12. The wireless network system of claim 1, wherein each said wireless base station includes a base station antenna, of which the directivity is switchable, and a communication processing circuit which sends and receives data via the base station antenna, and

wherein each said terminal communications circuit further includes a terminal antenna, of which the directivity is switchable, and

wherein when the base station antenna of each said wireless base station changes its directivity and/or when the terminal antenna of each said terminal communications circuit changes its directivity, the terminal communications circuit of each said wireless terminal gets the first and second pieces of information.

13. The wireless network system of claim 1, wherein one of the wireless base stations and the server are arranged in the same housing.

14. The wireless network system of claim 1, wherein one of the wireless terminals and the server are arranged in the same housing.

15. The wireless network system of claim 1, wherein if the location of each said wireless base station is determined in advance, the processing circuit of the server refers to information about the location of each said wireless base station.

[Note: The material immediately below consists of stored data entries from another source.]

template <class Ctx, class Out>
__device__ inline void stamp_mos1_pair(const Ctx& d, const double* u, const Out& s, double* limit_w_base, int side, bool valid) {
  const double CS = CADNIP_CHARGE_SCALE;
  const bool D = side != 0;
  int nd = node_of(d, 0), ng = node_of(d, 1), ns = node_of(d, 2), nb = node_of(d, 3), ndi = node_of(d, 4), nsi = node_of(d, 5);
  int l0 = node_of(d, 6), l1 = node_of(d, 7), l2 = node_of(d, 8), l3 = node_of(d, 9);
  double Vd = volt(u, nd), Vg = volt(u, ng), Vs = volt(u, ns), Vb = volt(u, nb), Vdi = volt(u, ndi), Vsi = volt(u, nsi);
  double type = par_of(d, M1_TYPE), vt = par_of(d, M1_VT), tPhi = par_of(d, M1_TPHI), tVbi = par_of(d, M1_TVBI);
  double gamma = par_of(d, M1_GAMMA);
  const double mf = par_of(d, M1_MFACTOR), gmin_p = par_of(d, M1_GMIN), isat = par_of(d, D ? M1_DSATCUR : M1_SSATCUR);
  const double lambda = par_of(d, M1_LAMBDA), Beta = par_of(d, M1_BETA);
  const int vdep = Out::DIRECT ? d.ipar[d.dev] : 0;
  __builtin_amdgcn_sched_barrier(0);
  CADNIP_TRACE_USE(Vd); CADNIP_TRACE_USE(Vg); CADNIP_TRACE_USE(Vs); CADNIP_TRACE_USE(Vb); CADNIP_TRACE_USE(Vdi); CADNIP_TRACE_USE(Vsi);
  CADNIP_TRACE_POINT(18);
  CADNIP_TRACE_USE(type);
  CADNIP_TRACE_POINT(19);
  CADNIP_TRACE_POINT(20);
  double w_gs, w_ds, w_bs, w_bd;
  m1_limit(d, u, type, vt, tPhi, tVbi, gamma, Vg, Vb, Vdi, Vsi, l0, l1, l2, l3, w_gs, w_ds, w_bs, w_bd);
  if (limit_w_base && valid && !D) { limit_w_base[l0] = w_gs; limit_w_base[l1] = w_ds; limit_w_base[l2] = w_bs; limit_w_base[l3] = w_bd; }
  CADNIP_TRACE_POINT(21);
  {
    const double gl[6] = {1.0, -1.0, 1.0, 1.0, -1.0, 1.0};
    s.Gv(6 * side, gl);
    if constexpr (Out::DIRECT) {
      s.Rn(D ? l2 : l0, u[D ? l2 : l0] - ((D ? Vb : Vg) - Vsi));
      s.Rn(D ? l3 : l1, u[D ? l3 : l1] - (D ? Vb - Vdi : Vdi - Vsi));
    }
  }
  CADNIP_TRACE_POINT(22);
  D3 a = D3::seed(type * w_gs, 0), b = D3::seed(type * w_ds, 1), c = D3::seed(type * w_bs, 2);
  D3 dvbd = c - b, dvgd = a - b;
  const D3 vj = m1_sel(D, dvbd, c);
  const double gmin_m = fast_div(gmin_p, mf);
  const double q_cb = par_of(d, D ? M1_CBD : M1_CBS), q_cbsw = par_of(d, D ? M1_CBDSW : M1_CBSSW), q_pot = par_of(d, M1_TBULKPOT), q_dep = par_of(d, M1_TDEPCAP);
  const double q_mj = par_of(d, M1_MJ), q_mjsw = par_of(d, M1_MJSW), q_f2 = par_of(d, D ? M1_F2D : M1_F2S), q_f3 = par_of(d, D ? M1_F3D : M1_F3S), q_f4 = par_of(d, D ? M1_F4D : M1_F4S);
  __builtin_amdgcn_sched_barrier(0);
  const D3 cj = m1_junction(vj, vt, gmin_m, isat), co = m1_swap_pair(cj);
  const D3 cbs = m1_sel(D, co, cj), cbd = m1_sel(D, cj, co);
  CADNIP_TRACE_POINT(23);
  int mode;
  D3 dvon, vdsat, cdrain;
  m1_channel(a, b, c, dvbd, dvgd, tPhi, tVbi, type, gamma, lambda, Beta, mode, dvon, vdsat, cdrain);
  CADNIP_TRACE_POINT(24);
  const D3 cdreq = (mode >= 0 ? type : -type) * cdrain;
  const double dW_gs = (Vg - Vsi) - w_gs, dW_ds = (Vdi - Vsi) - w_ds, dW_bs = (Vb - Vsi) - w_bs;
  const double Vk[6] = {Vd, Vg, Vs, Vb, Vdi, Vsi};
  auto row = [&](const D3& I, double (&g)[6], double& Ieq) {
    const double fa = type * I.p[0], fb = type * I.p[1], fc = type * I.p[2];
    g[0] = 0.0; g[1] = mf * fa; g[2] = 0.0; g[3] = mf * fc; g[4] = mf * fb; g[5] = mf * -(fa + fb + fc);
    Ieq = mf * I.v;
#pragma unroll
    for (int k = 0; k < 6; ++k) Ieq = Ieq + (-g[k] * Vk[k]);
    Ieq = Ieq + (mf * type * I.p[0]) * dW_gs;
    Ieq = Ieq + (mf * type * I.p[1]) * dW_ds;
    Ieq = Ieq + (mf * type * I.p[2]) * dW_bs;
  };
  {
    const D3 I3 = type * cbs + type * cbd, I4 = -1.0 * (type * cbd - cdreq);
    double g[6], Ieq;
    row(m1_sel(D, I4, I3), g, Ieq);
    const int br = 3 + side;
    s.Gv(12 + 6 * br, g);
    s.B(br, -Ieq);
    if constexpr (Out::DIRECT) {
      const D3 I = m1_sel(D, I4, I3);
      s.Rn(D ? ndi : nb, mf * I.v + (mf * type * I.p[0]) * dW_gs + (mf * type * I.p[1]) * dW_ds + (mf * type * I.p[2]) * dW_bs);
    }
  }
  {
    const D3 I5 = -1.0 * (cdreq + type * cbs);
    double g[6], Ieq;
    row(I5, g, Ieq);
    const int k2[2] = {12 + 30 + (D ? 4 : 1), 12 + 30 + (D ? 5 : 3)};
    const double v2[2] = {D ? g[4] : g[1], D ? g[5] : g[3]};
    s.Gk(k2, v2);
    if (Out::DIRECT || !D) s.B(5, -Ieq);
    if constexpr (Out::DIRECT)
      s.Rn(nsi, D ? 0.0 : mf * I5.v + (mf * type * I5.p[0]) * dW_gs + (mf * type * I5.p[1]) * dW_ds + (mf * type * I5.p[2]) * dW_bs);
  }
  CADNIP_TRACE_POINT(26);
  const D3 qj = m1_qdep(vj, q_cb, q_cbsw, q_pot, q_dep, q_mj, q_mjsw, q_f2, q_f3, q_f4);
  const D3 qo = m1_swap_pair(qj);
  const D3 qbs = m1_sel(D, qo, qj), qbd = m1_sel(D, qj, qo);
  CADNIP_TRACE_POINT(25);
  {
    const double cs2[2] = {1.0 / CS, 1.0 / CS};
    s.Cv(2 * side, cs2);
  }
  const D3 q0(0.0), q1 = type * qbs + type * qbd, q2 = -1.0 * (type * qbd), q3 = -1.0 * (type * qbs);
#pragma unroll
  for (int it = 0; it < 2; ++it) {
    const int r = 2 * it + side;
    const D3 q = it == 0 ? m1_sel(D, q1, q0) : m1_sel(D, q3, q2);
    const double fa = mf * type * q.p[0], fb = mf * type * q.p[1], fc = mf * type * q.p[2];
    const double dq[6] = {0.0, fa, 0.0, fc, fb, -(fa + fb + fc)};
    const double gq[7] = {1.0, -CS * dq[0], -CS * dq[1], -CS * dq[2], -CS * dq[3], -CS * dq[4], -CS * dq[5]};
    const bool cs_form = !Out::DIRECT || ((vdep >> r) & 1), lin_form = !Out::DIRECT || (!((vdep >> r) & 1) && r != 0);
    if (cs_form) s.Gv(48 + 7 * r, gq);
    double bc = mf * q.v;
#pragma unroll
    for (int k = 0; k < 6; ++k) bc -= dq[k] * Vk[k];
    bc += fa * dW_gs; bc += fb * dW_ds; bc += fc * dW_bs;
    s.B(6 + r, CS * bc);
    if (lin_form) s.Cv(4 + 6 * r, dq);
    if constexpr (Out::DIRECT) {
      const int np = r == 0 ? ng : r == 1 ? nb : r == 2 ? ndi : nsi;
      if ((vdep >> r) & 1) {
        const int nq = node_of(d, 10 + r);
        s.Rn(nq, u[nq] - CS * (mf * q.v + fa * dW_gs + fb * dW_ds + fc * dW_bs));
        s.Rn(np, s.du(nq) * (1.0 / CS));
      } else if (r != 0) {
        s.Rn(np, dq[1] * s.du(ng) + dq[3] * s.du(nb) + dq[4] * s.du(ndi) + dq[5] * s.du(nsi));
      }
    }
  }
  CADNIP_TRACE_POINT(27);
}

16. A method to be carried out by a server of a wireless network system that includes wireless base stations, wireless terminals and the server, all of which are arranged in a predetermined space,

wherein each of the wireless terminals includes a terminal communications circuit which connects the wireless terminal to each of the wireless base stations, gets a first piece of information about a communication condition of ongoing communication between the wireless terminal itself and that wireless base station, connects the wireless terminal to another one of the wireless terminals, gets a second piece of information about a communication condition of ongoing communication between the two wireless terminals, and sends the first and second pieces of information to the server, and

wherein the method comprises the steps of:

getting the first and second pieces of information from the terminal communications circuit of each said wireless terminal;

locating the wireless terminals in the predetermined space by reference to the first and second pieces of information; and

outputting information about their locations.